*Activity*: If a line in the entries contains the string "weight", include that line in your answer.

#### Given data

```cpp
extern "C" int koaf_conv2d_dgrad_bnb(const float* dy, const float* w, float* dx, int32_t N, int32_t H, int32_t W,
                                     int32_t Cin, int32_t Cout, int32_t KH, int32_t KW, int32_t stride, int32_t pad,
                                     const float* residual, const KoafBnb* bnb, float* part, int32_t* part_rows,
                                     const KoafWImg* wimg, const float* dy_amax, const KoafBnApply* dy_apply,
                                     const uint16_t* dy_planes, int32_t act16, void* stream) {
    KOAF_REQUIRE(!dy_planes || (wimg && wimg->amax && wimg->d && (dy_amax || dy_apply) && KH * KW > 1),
                 "koaf_conv2d_dgrad: dy_planes need the weight's D plane image, dy_amax and a gathered (KH*KW > 1) kernel");
    KOAF_REQUIRE((dy || dy_apply || dy_planes) && w && dx && N > 0 && Cout % 32 == 0 && Cin % 4 == 0, "koaf_conv2d_dgrad: bad args");
    KOAF_REQUIRE(!dy_apply || (dy_apply->dz && dy_apply->c && dy_apply->coef && dy_apply->amax && wimg && wimg->amax && wimg->d),
                 "koaf_conv2d_dgrad: dy_apply needs dz / c / coef / amax and the weight's D plane image");
    if (dy_apply) { dy = dy_apply->dz; dy_amax = dy_apply->amax; }
    if (bnb && bnb->dz_amax && hipMemsetAsync(bnb->dz_amax, 0, sizeof(float), (hipStream_t)stream) != hipSuccess) {
        koaf_set_error("koaf_conv2d_dgrad_bnb: memset failed");
        return KOAF_ELAUNCH;
    }
    const bool f16 = wimg && wimg->amax && dy_amax;
    const bool ps = f16 && wimg->d != nullptr;
    const uint16_t* w_dimg = ps ? wimg->d : nullptr;
    const int64_t dld = (int64_t)KH * KW * Cout, dps = (int64_t)Cin * dld;
    KOAF_REQUIRE(!bnb || (part && part_rows), "koaf_conv2d_dgrad_bnb: part / part_rows required");
    const int nsum = (bnb && bnb->c2) ? 3 : 2;
    int rows_done = 0;
    const int OH = conv_out(H, KH, stride, pad), OW = conv_out(W, KW, stride, pad);
    const int64_t M = (int64_t)N * H * W;
    KOAF_REQUIRE(M < (1ll << 31), "koaf_conv2d_dgrad: too many pixels");
    KoafGemm g;
    if (stride == 2) {
        bool all_done = false;
        for (int py = 0; py < 2 && !all_done; ++py)
            for (int px = 0; px < 2 && !all_done; ++px) {
                const int Hc = (H - py + 1) / 2, Wc = (W - px + 1) / 2;
                if (Hc <= 0 || Wc <= 0) continue;
                const int khs = (py + pad) & 1, kws = (px + pad) & 1;
                const int nkh = khs < KH ? (KH - khs + 1) / 2 : 0, nkw = kws < KW ? (KW - kws + 1) / 2 : 0;
                const int offy = (py + pad - khs) / 2, offx = (px + pad - kws) / 2;
                zero_gemm(&g);
                g.prec = 1;
                if (f16) { g.fmt = 1; g.A.amax = dy_amax; g.B.amax = wimg->amax; }
                g.A.ptr = dy; g.A.kind = 0;
                if (dy_apply) set_apply(&g.A, dy_apply, Cout);
                set_gather(&g.A, 2, OH, OW, Cout, Cout, Hc, Wc, nkh > 0 ? nkh : 1, nkw > 0 ? nkw : 1, 1, offy, offx);
                g.B.ptr = w + ((int64_t)khs * KW + kws) * Cin; g.B.kind = 1; g.B.gather = 3;
                g.B.C = Cout; g.B.ld = (int64_t)KH * KW * Cin;
                g.B.KW = g.A.KW; g.B.tap_stride = 2ll * Cin; g.B.tap_stride_h = 2ll * KW * Cin;
                if (ps) {
                    g.B.kind = 2; g.B.gather = 0;
                    g.B.planes = w_dimg + ((int64_t)khs * KW + kws) * Cout; g.B.ld = dld; g.B.plane_stride = dps;
                    g.B.tap_stride = 2ll * Cout; g.B.tap_stride_h = 2ll * KW * Cout;
                }
                if (dy_planes && nkh > 0 && nkw > 0) set_aplanes(&g.A, dy_planes, (int64_t)N * OH * OW * Cout);
                g.M = N * Hc * Wc; g.N = Cin; g.K = nkh * nkw * Cout;
                g.C = dx; g.ldc = Cin;
                g.residual = residual; g.ldr = Cin;
                g.cmap = 1; g.cm_PH = Hc; g.cm_PW = Wc; g.cm_H = H; g.cm_W = W; g.cm_py = py; g.cm_px = px;
                g.act16 = act16 ? 2 : 0;
                if (bnb) set_bnb(&g, bnb, part + (int64_t)rows_done * nsum * Cin);
                if (dgrad_s2_ok(g, KH, KW, pad, H, W, bnb, dy_planes != nullptr)) {
                    if (bnb) rows_done += g.M / 128;
                    int rc = koaf_dgrad_s2(g, stream);
                    if (rc != KOAF_OK) return rc;
                    all_done = KH == 1;
                    continue;
                }
                if (bnb) rows_done += koaf_gemm_part_rows(&g);
                int rc = koaf_gemm(&g, stream);
                if (rc != KOAF_OK) return rc;
            }
        if (part_rows) *part_rows = rows_done;
        return KOAF_OK;
    }
    zero_gemm(&g);
    g.prec = 1;
    if (f16) { g.fmt = 1; g.A.amax = dy_amax; g.B.amax = wimg->amax; }
    g.A.ptr = dy;
    g.A.kind = 0;
    if (dy_apply) set_apply(&g.A, dy_apply, Cout);
    g.B.ptr = w;
    g.B.kind = 1;
    if (is_pointwise(KH, KW, stride, pad)) {
        g.A.gather = 0;
        g.A.ld = Cout;
        g.B.gather = 0;
        g.B.ld = Cin;
    } else {
        set_gather(&g.A, 2, OH, OW, Cout, Cout, H, W, KH, KW, stride, pad, pad);
        g.B.gather = 3;
        g.B.C = Cout;
        g.B.ld = (int64_t)KH * KW * Cin;
        g.B.KW = KW;
        g.B.tap_stride = Cin;
        g.B.tap_stride_h = (int64_t)KW * Cin;
    }
    if (ps) {
        g.B.kind = 2; g.B.gather = 0; g.B.C = 0; g.B.tap_stride = g.B.tap_stride_h = 0;
        g.B.planes = w_dimg; g.B.ld = dld; g.B.plane_stride = dps;
    }
    if (dy_planes) set_aplanes(&g.A, dy_planes, (int64_t)N * OH * OW * Cout);
    g.M = (int)M; g.N = Cin; g.K = KH * KW * Cout;
    g.C = dx; g.ldc = Cin;
    g.residual = residual; g.ldr = Cin;
    if (bnb) {
        set_bnb(&g, bnb, part);
        *part_rows = koaf_gemm_part_rows(&g);
    }
    g.act16 = act16 ? 2 : 0;
// ... 204 lines not shown
```

oaprogressionmmf_amd/csrc/koaf_gemm.hip:

```cpp
#include "koaf_gemm_launch.h"
#include <stdlib.h>
#include <string.h>
#include <atomic>
#include <mutex>
#include <vector>

namespace {

__global__ void __launch_bounds__(256) slab_reduce_epi_kernel(const float* __restrict__ slabs, int nslab, int M, int N,
                                                              const float* __restrict__ bias,
                                                              const float* __restrict__ residual, int64_t ldr,
                                                              float* __restrict__ out, int64_t ldo) {
    const int N4 = N / 4;
    const int64_t total = (int64_t)M * N4;
    const int64_t n = (int64_t)M * N;
    for (int64_t i = (int64_t)blockIdx.x * 256 + threadIdx.x; i < total; i += (int64_t)gridDim.x * 256) {
        const int m = (int)(i / N4), c = (int)(i - (int64_t)m * N4) * 4;
        v4f a = *(const v4f*)(slabs + (int64_t)m * N + c);
        for (int s = 1; s < nslab; ++s) a += *(const v4f*)(slabs + (int64_t)s * n + (int64_t)m * N + c);
        if (bias) a += *(const v4f*)(bias + c);
        if (residual) a += *(const v4f*)(residual + (int64_t)m * ldr + c);
        *(v4f*)(out + (int64_t)m * ldo + c) = a;
    }
}

__global__ void __launch_bounds__(256) slab_reduce_kernel(const float* __restrict__ slabs, int nslab,
                                                          int64_t n, float* __restrict__ out) {
    __shared__ v4f red[4][64];
    const int cx = threadIdx.x & 63, gy = threadIdx.x >> 6;
    const int64_t i = ((int64_t)blockIdx.x * 64 + cx) * 4;
    const int s_per = (nslab + gridDim.y - 1) / gridDim.y;
    const int s0 = blockIdx.y * s_per, s1 = min(nslab, s0 + s_per);
    v4f a = {0.f, 0.f, 0.f, 0.f};
    if (i < n)
        for (int s = s0 + gy; s < s1; s += 4) a += *(const v4f*)(slabs + (int64_t)s * n + i);
    red[gy][cx] = a;
    __syncthreads();
    if (gy == 0 && i < n) {
        a = red[0][cx] + red[1][cx] + red[2][cx] + red[3][cx];
        if (gridDim.y == 1) *(v4f*)(out + i) = a;
        else *(v4f*)(out + (int64_t)blockIdx.y * n + i) = a;
    }
}

bool operand_vec_ok(const KoafOperand& o, int R, int K) {
    if (o.kind == 3) {
        return aligned16(o.planes) && aligned16(o.zeros) && o.zeros && !(o.plane_stride & 7) && !(o.bs0 & 7) && !(o.bs1 & 7) &&
               !(R & 7) && (o.gather ? (o.C > 0 && !(o.C & 7) && !(o.CS & 7) && o.KW > 0) : !(o.ld & 7));
    }
    if (o.kind == 2 && o.gather) {
        return aligned16(o.planes) && aligned16(o.zeros) && o.zeros && !(o.plane_stride & 7) && !(o.bs0 & 7) && !(o.bs1 & 7) &&
               o.C > 0 && !(o.C & 31) && !(o.CS & 7) && o.KW > 0 && (K % BK) == 0;
    }
    if (o.kind == 2) {
        if (!aligned16(o.planes) || (o.ld & 7) || (o.plane_stride & 7) || (o.bs0 & 7) || (o.bs1 & 7)) return false;
        if ((o.tap_stride & 7) || (o.tap_stride_h & 7) || o.C <= 0 || (o.C & 31) || o.KW <= 0) return false;
        return true;
    }
    if (!aligned16(o.ptr)) return false;
    if ((o.ld & 3) || (o.bs0 & 3) || (o.bs1 & 3)) return false;
    if (o.kind == 0) {
        if (K & 3) return false;
        if (o.gather && ((o.C & 31) || (o.CS & 3))) return false;
    } else {
        if (R & 3) return false;
        if (o.gather == 3 && ((o.C & 31) || (o.tap_stride & 3) || (o.tap_stride_h & 3))) return false;
        if (o.gather == 1 && ((o.C & 3) || (o.CS & 3))) return false;
    }
    if (o.tf && (!aligned16(o.sc) || !aligned16(o.sh))) return false;
    if (o.tf == 2 && (!aligned16(o.sc2) || !aligned16(o.ptr2))) return false;
    return true;
}

}

namespace {
std::atomic<int> g_log_on{0};
std::mutex g_log_mutex;
std::vector<KoafLaunchRec> g_log;
int64_t g_log_seen = 0;
constexpr size_t LOG_CAP = 4096;

}

void koaf_log_launch(const char* variant, const KoafGemm& g, dim3 grid, dim3 launched) {
    if (!g_log_on.load(std::memory_order_relaxed)) return;
    KoafLaunchRec r;
    memset(&r, 0, sizeof(r));
    strncpy(r.variant, variant, sizeof(r.variant) - 1);
    r.bm = g.bm; r.bn = g.bn;
    r.tiles = (int32_t)grid.x; r.grid_x = (int32_t)launched.x;
    r.splitk = (int32_t)launched.y; r.nbatch = (int32_t)launched.z;
    r.fmt = g.fmt; r.a_tf = g.A.tf; r.b_tf = g.B.tf; r.act16 = g.act16;
    r.M = g.M - g.m_base; r.N = g.N; r.K = g.K;
    r.emit = g.out_planes != nullptr;
    std::lock_guard<std::mutex> lock(g_log_mutex);
    ++g_log_seen;
    if (g_log.size() < LOG_CAP) g_log.push_back(r);
}

namespace {
int g_stream_mode = 1;
bool stream_ok(const KoafGemm& g) {
    return g_stream_mode == 1 && g.A.kind == 0 && g.A.gather == 0 && g.K >= 2 * BK && (g.K % (2 * BK)) == 0 && g.splitk == 1 &&
           g.nb0 * g.nb1 == 1 && (g.A.tf != 1 || g.K <= STREAM_TAB_K);
}
}

extern "C" int koaf_gemm_pick_tile(const KoafGemm* g, int32_t* bm, int32_t* bn) {
    int b_m = g->bm, b_n = g->bn;
    const int64_t batch = (int64_t)g->nb0 * g->nb1 * (g->splitk > 0 ? g->splitk : 1);
    if (b_n == 0) {
        b_n = (g->N >= 128) ? 128 : 64;
        if (g->B.kind == 1 && g->B.gather == 1 && (g->B.C % 64) != 0) b_n = 64;
    }
    if (b_m == 0) b_m = (g->M >= 128) ? 128 : 64;
    if (g->bm == 0 || g->bn == 0) {
        auto tiles = [&](int m, int n) { return cdiv64(g->M, m) * cdiv64(g->N, n) * batch; };
        constexpr int64_t fill = 384;
        if (g->bm == 0 && tiles(b_m, b_n) < fill && b_m == 128) b_m = 64;
        if (g->bn == 0 && tiles(b_m, b_n) < fill && b_n == 128) b_n = 64;
    }
    *bm = b_m;
    *bn = b_n;
    return KOAF_OK;
}

namespace {
int g_halo_mode = 1;

bool halo_ok(const KoafGemm& g) {
    const KoafOperand& a = g.A;
    return g_halo_mode != 0 && a.kind == 2 && (a.gather == 1 || a.gather == 2) && a.KH == 3 && a.KW == 3 && a.stride == 1 && a.pad == 1 &&
           a.pad_w == 1 && a.PH == a.H && a.PW == a.W && a.W <= halo_max_w(g.N >= 128 ? 128 : 64, 256) && a.H * a.W > 0 && (g.M % (a.H * a.W)) == 0 &&
           g.nb0 * g.nb1 == 1 && g.m_base == 0 && g.K == 9 * a.C && g.B.kind == 2 && g.fmt == 1 && !g.cmap && g.splitk == 1;
}
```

########

*Reply*:
                 "koaf_conv2d_dgrad: dy_planes need the weight's D plane image, dy_amax and a gathered (KH*KW > 1) kernel");
                 "koaf_conv2d_dgrad: dy_apply needs dz / c / coef / amax and the weight's D plane image");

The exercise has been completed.